§ ACTIVITY: Copy all entries exactly.

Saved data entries
· · ·

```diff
@@ -64,16 +68,19 @@
       else gate[j] = u32x2{0u, 0u};
     }
     const int r4 = lane >> 4, chunk = opaque_sign(lane & 15);
-    const bf16_t* rbase = HAS_R ? p.resid + m0 * p.ldr + n0 : nullptr;
+    const bf16_t* rbase = HAS_R ? p.resid + (m0 + r4) * p.ldr + (bn0 + wcol0 + chunk * 8) : nullptr;
+    const bf16_t* rlast = HAS_R ? p.resid + (m0 + mrows - 1) * p.ldr + (bn0 + wcol0 + chunk * 8) : nullptr;
     bf16_t* cbase = p.C + (m0 + r4) * p.ldc + (bn0 + wcol0 + chunk * 8);
     char* wput = smem + 131072 + wave * 8192 + frag_row * 256 + (frag_q & 1) * 8;
     const char* wget = smem + 131072 + wave * 8192 + r4 * 256;
     const int xput = frag_q >> 1;
+    constexpr int QK_RING = 6;
     int qk_which = 2;
     bool has_rope = false;
     const bf16_t *gm = nullptr, *bt = nullptr;
     float gam[8], bet[8];
-    f32x4 qk_tab[QK ? 3 : 1][4];
+    f32x4 qk_tab[QK ? QK_RING : 1][2];
+    const float* qk_half = nullptr;
     unsigned qk_video = 0;
     auto qk_fetch = [&](const int st) __attribute__((always_inline)) {
       if constexpr (QK) {
@@ -83,9 +90,20 @@
         const int rp = (int)pos - p.rope_text_len;
         if (rp >= 0) qk_video |= 1u << st;
         const long long ro = (long long)opaque_sign(rp > 0 ? rp : 0) * 64 + opaque_sign(chunk & 7) * 8;
-        f32x4(&dst)[4] = qk_tab[st % 3];
-        dst[0] = *(const f32x4*)(p.rcos + ro); dst[1] = *(const f32x4*)(p.rcos + ro + 4);
-        dst[2] = *(const f32x4*)(p.rsin + ro); dst[3] = *(const f32x4*)(p.rsin + ro + 4);
+        f32x4(&dst)[2] = qk_tab[st % QK_RING];
+        dst[0] = *(const f32x4*)(qk_half + ro); dst[1] = *(const f32x4*)(qk_half + ro + 4);
+      }
+    };
+    auto qk_table = [&](const int st, f32x4 (&t4)[4]) __attribute__((always_inline)) {
+      if constexpr (QK) {
+#pragma unroll
+        for (int h = 0; h < 2; ++h)
+#pragma unroll
+          for (int e = 0; e < 4; ++e) {
+            const int own = __float_as_int(qk_tab[st % QK_RING][h][e]);
+            t4[h][e] = __int_as_float(__builtin_amdgcn_update_dpp(own, own, 0x128, 0xF, 0xC, false));
+            t4[2 + h][e] = __int_as_float(__builtin_amdgcn_update_dpp(own, own, 0x128, 0xF, 0x3, false));
+          }
       }
     };
     if constexpr (QK) {
@@ -108,53 +126,68 @@
           }
         }
       }
-      if (has_rope) { qk_fetch(0); qk_fetch(1); qk_fetch(2); }
-    }
-    constexpr int RD = 2;
-    u32x2 rr[RD][8];
-    auto fetch = [&](const int i, const int slot) __attribute__((always_inline)) {
+      if (has_rope) qk_half = (chunk & 8) ? p.rsin : p.rcos;
+    }
+    constexpr int RD = 3;
+    u32x4 rr[HAS_R ? RD : 1][4];
+    auto fetch = [&](const int i) __attribute__((always_inline)) {
       if constexpr (HAS_R) {
-        const int row = 16 * i + frag_row;
-        const bf16_t* rrow = rbase + (long long)(row < mrows ? row : mrows - 1) * p.ldr;
-#pragma unroll
-        for (int j = 0; j < 8; ++j) rr[slot][j] = *(const u32x2*)(rrow + 16 * j);
+#pragma unroll
+        for (int q = 0; q < 4; ++q) {
+          const int row0 = 16 * i + 4 * q;
+          const bf16_t* src = row0 + r4 < mrows ? rbase + (long long)row0 * p.ldr : rlast;
+          rr[i % RD][q] = *(const u32x4*)src;
+        }
       }
     };
     auto put = [&](const int i) __attribute__((always_inline)) {
 #pragma unroll
-      for (int j = 0; j < 8; ++j) {
-        u32x2 out = acc_math(i, j, bias[j], gate[j]);
-        if constexpr (HAS_R) out = add_resid(out, rr[i % RD][j]);
-        *(u32x2*)(wput + (i & 1) * 4096 + (((2 * j + xput) ^ frag_row) * 16)) = out;
-      }
-    };
-    auto get_store = [&](const int i) __attribute__((always_inline)) {
+      for (int j = 0; j < 8; ++j) *(u32x2*)(wput + (i & 1) * 4096 + (((2 * j + xput) ^ frag_row) * 16)) = acc_math(i, j, bias[j], gate[j]);
+    };
+    auto get_store = [&](const int i, auto MODE) __attribute__((always_inline)) {
+      constexpr int mode = decltype(MODE)::value;
       u32x4 val[4];
 #pragma unroll
       for (int q = 0; q < 4; ++q) val[q] = *(const u32x4*)(wget + (i & 1) * 4096 + q * 1024 + ((chunk ^ (q * 4 + r4)) * 16));
 #pragma unroll
       for (int q = 0; q < 4; ++q) {
-        if constexpr (QK) {
+        if constexpr (QK && mode > 0) {
           const int st = 4 * i + q;
-          if (qk_which < 2) {
-            val[q] = qk_row_math(val[q], gm != nullptr, bt != nullptr, gam, bet, p.qk_eps, has_rope, (qk_video >> st) & 1u, qk_tab[st % 3], qk_which == 0 && p.q_premul != 1.0f, p.q_premul);
-            if (has_rope && st + 3 < 32) qk_fetch(st + 3);
+          f32x4 t4[4] = {};
+          if constexpr (mode == 2) qk_table(st, t4);
+          val[q] = qk_row_math(val[q], gm != nullptr, bt != nullptr, gam, bet, p.qk_eps, mode == 2, (qk_video >> st) & 1u, t4, qk_which == 0 && p.q_premul != 1.0f, p.q_premul);
+          if constexpr (mode == 2) {
+            if (st + QK_RING < 32) qk_fetch(st + QK_RING);
           }
         }
+        if constexpr (HAS_R) val[q] = add_resid4(val[q], rr[i % RD][q]);
         if (16 * i + 4 * q + r4 < mrows) *(u32x4*)(cbase + (long long)(16 * i + 4 * q) * p.ldc) = val[q];
       }
     };
-#pragma unroll
-    for (int i = 0; i < RD - 1; ++i) fetch(i, i);
-#pragma unroll
-    for (int i = 0; i < 8; ++i) {
+    auto run = [&](auto MODE) __attribute__((always_inline)) {
+      constexpr int mode = decltype(MODE)::value;
+      if constexpr (mode == 2) {
+#pragma unroll
+        for (int st = 0; st < QK_RING; ++st) qk_fetch(st);
+      }
+      fetch(0);
+#pragma unroll
+      for (int i = 0; i < 8; ++i) {
+        __builtin_amdgcn_sched_barrier(0);
+        if (i + 1 < 8) fetch(i + 1);
+        put(i);
+        if (i > 0) get_store(i - 1, MODE);
+      }
       __builtin_amdgcn_sched_barrier(0);
-      if (i + RD - 1 < 8) fetch(i + RD - 1, (i + RD - 1) % RD);
-      put(i);
-      if (i > 0) get_store(i - 1);
-    }
-    __builtin_amdgcn_sched_barrier(0);
-    get_store(7);
+      get_store(7, MODE);
+    };
+    if constexpr (QK) {
+      if (qk_which >= 2) run(std::integral_constant<int, 0>{});
+      else if (!has_rope) run(std::integral_constant<int, 1>{});
+      else run(std::integral_constant<int, 2>{});
+    } else {
+      run(std::integral_constant<int, 0>{});
+    }
     return;
   }
   if constexpr (QK) return;
```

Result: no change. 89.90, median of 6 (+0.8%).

· · ·

§ ANSWER:
```diff
@@ -64,16 +68,19 @@
       else gate[j] = u32x2{0u, 0u};
     }
     const int r4 = lane >> 4, chunk = opaque_sign(lane & 15);
-    const bf16_t* rbase = HAS_R ? p.resid + m0 * p.ldr + n0 : nullptr;
+    const bf16_t* rbase = HAS_R ? p.resid + (m0 + r4) * p.ldr + (bn0 + wcol0 + chunk * 8) : nullptr;
+    const bf16_t* rlast = HAS_R ? p.resid + (m0 + mrows - 1) * p.ldr + (bn0 + wcol0 + chunk * 8) : nullptr;
     bf16_t* cbase = p.C + (m0 + r4) * p.ldc + (bn0 + wcol0 + chunk * 8);
     char* wput = smem + 131072 + wave * 8192 + frag_row * 256 + (frag_q & 1) * 8;
     const char* wget = smem + 131072 + wave * 8192 + r4 * 256;
     const int xput = frag_q >> 1;
+    constexpr int QK_RING = 6;
     int qk_which = 2;
     bool has_rope = false;
     const bf16_t *gm = nullptr, *bt = nullptr;
     float gam[8], bet[8];
-    f32x4 qk_tab[QK ? 3 : 1][4];
+    f32x4 qk_tab[QK ? QK_RING : 1][2];
+    const float* qk_half = nullptr;
     unsigned qk_video = 0;
     auto qk_fetch = [&](const int st) __attribute__((always_inline)) {
       if constexpr (QK) {
@@ -83,9 +90,20 @@
         const int rp = (int)pos - p.rope_text_len;
         if (rp >= 0) qk_video |= 1u << st;
         const long long ro = (long long)opaque_sign(rp > 0 ? rp : 0) * 64 + opaque_sign(chunk & 7) * 8;
-        f32x4(&dst)[4] = qk_tab[st % 3];
-        dst[0] = *(const f32x4*)(p.rcos + ro); dst[1] = *(const f32x4*)(p.rcos + ro + 4);
-        dst[2] = *(const f32x4*)(p.rsin + ro); dst[3] = *(const f32x4*)(p.rsin + ro + 4);
+        f32x4(&dst)[2] = qk_tab[st % QK_RING];
+        dst[0] = *(const f32x4*)(qk_half + ro); dst[1] = *(const f32x4*)(qk_half + ro + 4);
+      }
+    };
+    auto qk_table = [&](const int st, f32x4 (&t4)[4]) __attribute__((always_inline)) {
+      if constexpr (QK) {
+#pragma unroll
+        for (int h = 0; h < 2; ++h)
+#pragma unroll
+          for (int e = 0; e < 4; ++e) {
+            const int own = __float_as_int(qk_tab[st % QK_RING][h][e]);
+            t4[h][e] = __int_as_float(__builtin_amdgcn_update_dpp(own, own, 0x128, 0xF, 0xC, false));
+            t4[2 + h][e] = __int_as_float(__builtin_amdgcn_update_dpp(own, own, 0x128, 0xF, 0x3, false));
+          }
       }
     };
     if constexpr (QK) {
@@ -108,53 +126,68 @@
           }
         }
       }
-      if (has_rope) { qk_fetch(0); qk_fetch(1); qk_fetch(2); }
-    }
-    constexpr int RD = 2;
-    u32x2 rr[RD][8];
-    auto fetch = [&](const int i, const int slot) __attribute__((always_inline)) {
+      if (has_rope) qk_half = (chunk & 8) ? p.rsin : p.rcos;
+    }
+    constexpr int RD = 3;
+    u32x4 rr[HAS_R ? RD : 1][4];
+    auto fetch = [&](const int i) __attribute__((always_inline)) {
       if constexpr (HAS_R) {
-        const int row = 16 * i + frag_row;
-        const bf16_t* rrow = rbase + (long long)(row < mrows ? row : mrows - 1) * p.ldr;
-#pragma unroll
-        for (int j = 0; j < 8; ++j) rr[slot][j] = *(const u32x2*)(rrow + 16 * j);
+#pragma unroll
+        for (int q = 0; q < 4; ++q) {
+          const int row0 = 16 * i + 4 * q;
+          const bf16_t* src = row0 + r4 < mrows ? rbase + (long long)row0 * p.ldr : rlast;
+          rr[i % RD][q] = *(const u32x4*)src;
+        }
       }
     };
     auto put = [&](const int i) __attribute__((always_inline)) {
 #pragma unroll
-      for (int j = 0; j < 8; ++j) {
-        u32x2 out = acc_math(i, j, bias[j], gate[j]);
-        if constexpr (HAS_R) out = add_resid(out, rr[i % RD][j]);
-        *(u32x2*)(wput + (i & 1) * 4096 + (((2 * j + xput) ^ frag_row) * 16)) = out;
-      }
-    };
-    auto get_store = [&](const int i) __attribute__((always_inline)) {
+      for (int j = 0; j < 8; ++j) *(u32x2*)(wput + (i & 1) * 4096 + (((2 * j + xput) ^ frag_row) * 16)) = acc_math(i, j, bias[j], gate[j]);
+    };
+    auto get_store = [&](const int i, auto MODE) __attribute__((always_inline)) {
+      constexpr int mode = decltype(MODE)::value;
       u32x4 val[4];
 #pragma unroll
       for (int q = 0; q < 4; ++q) val[q] = *(const u32x4*)(wget + (i & 1) * 4096 + q * 1024 + ((chunk ^ (q * 4 + r4)) * 16));
 #pragma unroll
       for (int q = 0; q < 4; ++q) {
-        if constexpr (QK) {
+        if constexpr (QK && mode > 0) {
           const int st = 4 * i + q;
-          if (qk_which < 2) {
-            val[q] = qk_row_math(val[q], gm != nullptr, bt != nullptr, gam, bet, p.qk_eps, has_rope, (qk_video >> st) & 1u, qk_tab[st % 3], qk_which == 0 && p.q_premul != 1.0f, p.q_premul);
-            if (has_rope && st + 3 < 32) qk_fetch(st + 3);
+          f32x4 t4[4] = {};
+          if constexpr (mode == 2) qk_table(st, t4);
+          val[q] = qk_row_math(val[q], gm != nullptr, bt != nullptr, gam, bet, p.qk_eps, mode == 2, (qk_video >> st) & 1u, t4, qk_which == 0 && p.q_premul != 1.0f, p.q_premul);
+          if constexpr (mode == 2) {
+            if (st + QK_RING < 32) qk_fetch(st + QK_RING);
           }
         }
+        if constexpr (HAS_R) val[q] = add_resid4(val[q], rr[i % RD][q]);
         if (16 * i + 4 * q + r4 < mrows) *(u32x4*)(cbase + (long long)(16 * i + 4 * q) * p.ldc) = val[q];
       }
     };
-#pragma unroll
-    for (int i = 0; i < RD - 1; ++i) fetch(i, i);
-#pragma unroll
-    for (int i = 0; i < 8; ++i) {
+    auto run = [&](auto MODE) __attribute__((always_inline)) {
+      constexpr int mode = decltype(MODE)::value;
+      if constexpr (mode == 2) {
+#pragma unroll
+        for (int st = 0; st < QK_RING; ++st) qk_fetch(st);
+      }
+      fetch(0);
+#pragma unroll
+      for (int i = 0; i < 8; ++i) {
+        __builtin_amdgcn_sched_barrier(0);
+        if (i + 1 < 8) fetch(i + 1);
+        put(i);
+        if (i > 0) get_store(i - 1, MODE);
+      }
       __builtin_amdgcn_sched_barrier(0);
-      if (i + RD - 1 < 8) fetch(i + RD - 1, (i + RD - 1) % RD);
-      put(i);
-      if (i > 0) get_store(i - 1);
-    }
-    __builtin_amdgcn_sched_barrier(0);
-    get_store(7);
+      get_store(7, MODE);
+    };
+    if constexpr (QK) {
+      if (qk_which >= 2) run(std::integral_constant<int, 0>{});
+      else if (!has_rope) run(std::integral_constant<int, 1>{});
+      else run(std::integral_constant<int, 2>{});
+    } else {
+      run(std::integral_constant<int, 0>{});
+    }
     return;
   }
   if constexpr (QK) return;
```

Result: no change. 89.90, median of 6 (+0.8%).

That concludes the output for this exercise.